Introduction:: When a wound is formed on the skin, various pathogenic bacteria proliferate in the wound. Wound-infecting bacteria are typically Pseudomonas aeruginosa and Staphylococcus epidermidis, both forming biofilms and becoming resistant to antibiotics. Antibiotic-resistant bacteria, especially in hospitals, is a major problem worldwide. To solve this problem, graphene oxide (GO) and copper nanoparticles (Cu) were used as antibacterial materials. However, since excessive antibacterial substances are fatal to normal tissues, GO/Cu was encapsulated with a gelatin complex to lower the cytotoxicity. Among the catechol-based substances, gallic acid, which has anti-inflammatory and antibacterial properties, was used in this study to impart stability to the gelatin complex. This study shows the potential of the antibacterial gelatin-gallic acid microcomplex in prohibiting antibiotic-resistant bacteria and their biofilms and controlling the release of antimicrobial substances to improve biocompatibility.

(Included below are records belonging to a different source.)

# junghoseong/aircombat-selfplay

Hardware: AMD Instinct MI355X
Metric: agent-steps/sec (higher is better)
Workload: dtype f32

## Files before the change

aircombat-selfplay_amd/csrc/aircombat.hip:

```cpp
#include <hip/hip_runtime.h>
#include <stdint.h>
#include <stdio.h>
#include <string.h>
#include <string>
#include <vector>
#include <cmath>
#include <algorithm>
#include <chrono>
#include "../../include/aircombat.h"
#include "../../include/aircombat_buffer.h"
#include "clk_stamps.hpp"
#include "f16_device.hpp"
#include "f16_split.hpp"

using f16::State;
using f16::Derived;
using f16::Tab;
using f16::clampf;

#define AC_F_FIELDS(X)                                                                                           \
  X(vx) X(vy) X(vz) X(q0) X(q1) X(q2) X(q3) X(wp) X(wq) X(wr) X(hv1x) X(hv1y) X(hv1z) X(hv2x) X(hv2y) X(hv2z)   \
  X(ha1x) X(ha1y) X(ha1z) X(wdx) X(wdy) X(wdz) X(aix) X(aiy) X(aiz) X(bax) X(bay) X(baz) X(da) X(de) X(dr)       \
  X(thr) X(pin_r) X(pin_p) X(pin_y) X(pi_r) X(pi_p) X(pi_y) X(tef) X(ail) X(elev) X(sbdeg) X(alpha) X(mach)      \
  X(qc) X(vg) X(ap) X(aq) X(ar) X(npx) X(npy) X(npz) X(n1) X(n2) X(n2norm) X(ff) X(tank0) X(tank1)
// ... 156 lines not shown
    s.npz = v.x; s.npx = v.y; s.eng = __float_as_int(v.z); s.ticks = __float_as_int(v.w);
  }
  if (ROLE != 1) load_position(D, N, n, s);
}
__device__ __forceinline__ void load_flight(const float* F, const int* I, const double* D, int N, int n, State& s) { load_flight_role<-1>(F, I, D, N, n, s); }
__device__ __forceinline__ void store_flight(float* F, int* I, double* D, int N, int n, const State& s) {
  (void)I;
  AC_LANE_INDEX(n);
#define G(g, a, b, c, d) AC_GRP(F, g) = make_float4(s.a, s.b, s.c, s.d);
  AC_FLIGHT_GROUPS(G)
#undef G
  AC_GRP(F, 6) = make_float4(s.npz, s.npx, __int_as_float(s.eng), __int_as_float(s.ticks));
  store_position(D, N, n, s);
}
__device__ __forceinline__ void load_task(const float* F, const int* I, int N, int n, Task& t) {
  (void)I;
  AC_LANE_INDEX(n);
  const float4 a = AC_GRP(F, SG_TASK0), b = AC_GRP(F, SG_TASK0 + 1), c = AC_GRP(F, SG_TASK0 + 2), d = AC_GRP(F, SG_TASK0 + 3);
  t.pre_posture = a.x; t.pre_altitude = a.y; t.pre_event = a.z; t.cur_step = __float_as_int(a.w);
  t.bloods = b.x; t.status = __float_as_int(b.y); t.die_flag = __float_as_int(b.z); t.pre_shoot = b.w;
  t.remaining = __float_as_int(c.x); t.pre_remaining = __float_as_int(c.y); t.shoot_action = __float_as_int(c.z); t.last_missile = __float_as_int(c.w);
  t.last_shoot_time = __float_as_int(d.x); t.lock_bits = __float_as_int(d.y); t.lock_pos = __float_as_int(d.z);
}
__device__ __forceinline__ void store_task_group0(float* F, int N, int n, const Task& t) {
  AC_LANE_INDEX(n);
  AC_GRP(F, SG_TASK0) = make_float4(t.pre_posture, t.pre_altitude, t.pre_event, __int_as_float(t.cur_step));
}
__device__ __forceinline__ void store_task_rare(float* F, int N, int n, const Task& t) {
  AC_LANE_INDEX(n);
  AC_GRP(F, SG_TASK0 + 1) = make_float4(t.bloods, __int_as_float(t.status), __int_as_float(t.die_flag), t.pre_shoot);
  AC_GRP(F, SG_TASK0 + 2) = make_float4(__int_as_float(t.remaining), __int_as_float(t.pre_remaining), __int_as_float(t.shoot_action), __int_as_float(t.last_missile));
  AC_GRP(F, SG_TASK0 + 3) = make_float4(__int_as_float(t.last_shoot_time), __int_as_float(t.lock_bits), __int_as_float(t.lock_pos), 0.0f);
}
__device__ __forceinline__ void store_task(float* F, int* I, int N, int n, const Task& t) {
  (void)I;
  store_task_group0(F, N, n, t);
  store_task_rare(F, N, n, t);
}
__device__ __forceinline__ void load_state(const float* F, const int* I, const double* D, int N, int n, State& s, Task& t) {
  load_flight(F, I, D, N, n, s);
  load_task(F, I, N, n, t);
}
__device__ __forceinline__ void store_state(float* F, int* I, double* D, int N, int n, const State& s, const Task& t) {
  store_flight(F, I, D, N, n, s);
  store_task(F, I, N, n, t);
}
// ... 51 lines not shown
  float n, e, u;
  double n64, e64, u64;
  float vn, ve, vd;
  float alt_m;
  float ub, vb, wb, vc;
  float sphi, cphi, stht, ctht;
  float m11, m12;
};
__device__ __forceinline__ float mps(float fps) { return clampf(-700.0f, fps * f16::kFt2M, 700.0f); }
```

Materials and Methods:: Gelatin (GE) and gallic acid (GA) were combined by a crosslinking method using EDC/NHS as a crosslinker. And the synthesized GO/Cu nanocomposites were placed in a GE-GA conjugate solution to fabricate a microcomplex using a water-in-oil method. The antibacterial and anti-biofilm effect of the GO/Cu@GE-GA microcomplexes was confirmed against gram-positive bacteria (Staphylococcus epidermidis) and gram-negative bacteria (Pseudomonas aeruginosa) using a microdilution broth method. And the cytotoxicity evaluation for human skin cells (HDF) at the same concentration was confirmed.
Results, Conclusions, and Discussions:: GO/Cu@GE-GA microcomplex inhibited the growth of S. epidermidis by more than 97% at a concentration of 0.5 mg/mL or more. And they inhibited the growth of P. aeruginosa by 56% at 0.5 mg/mL and by 98% at 1 mg/mL. Also, when 4 wt % GO/Cu@GE−GA microcomplex was treated at a concentration of 1 mg/mL, 86.1 and 100% of biofilms of S. epidermidis and P. aeruginosa were removed, respectively. However, 95% of HDF cells survive up to 0.25 mg/mL, and more than 80% of cells survive up to 1 mg/mL.
GO/Cu nanocomposites are released as the microcomplexes are dissolved, and the released GO/ Cu can be on the cell surface. Nevertheless, the cytotoxicity of the microcomplexes for up to 24 h is much lower than when bare GO/Cu was used. Therefore, the cytotoxicity of GO/Cu nanocomposites is lowered by loading GO/Cu in the gelatin microcomplex. A comparison of the antibacterial ability evaluation results of the microcomplexes with GO/Cu content of 1 and 4 wt % shows that the antibacterial ability depends on the amount of GO/Cu loaded in the microcomplex. Additionally, loading GO/Cu onto GE-GA microcomplexes did not significantly change its antibacterial ability compared to using GO/Cu alone. Therefore, the GO/Cu@GE-GA microcomplex not only maintains antibacterial ability but also enhances biocompatibility by reducing cytotoxicity when compared to using only GO/Cu.
This study confirms that the prepared GO/Cu@GE-GA microcomplex exhibits an antimicrobial effect on both gram-positive bacteria (S. epidermidis) and gram-negative bacteria (P. aeruginosa). At the same time, it maintains biocompatibility with human cells (HDF). Thus, these antibacterial materials minimize tissue damage while effectively eradicating bacteria and their biofilm. The synthesized material has the potential for various wound infection treatment applications. However, further research is necessary to confirm the cytotoxicity to other human cell lines, the antibacterial and anti-biofilm effects on other bacteria related to wound infection, and the mechanisms of antibacterial and anti-biofilm activity of the microcomplexes.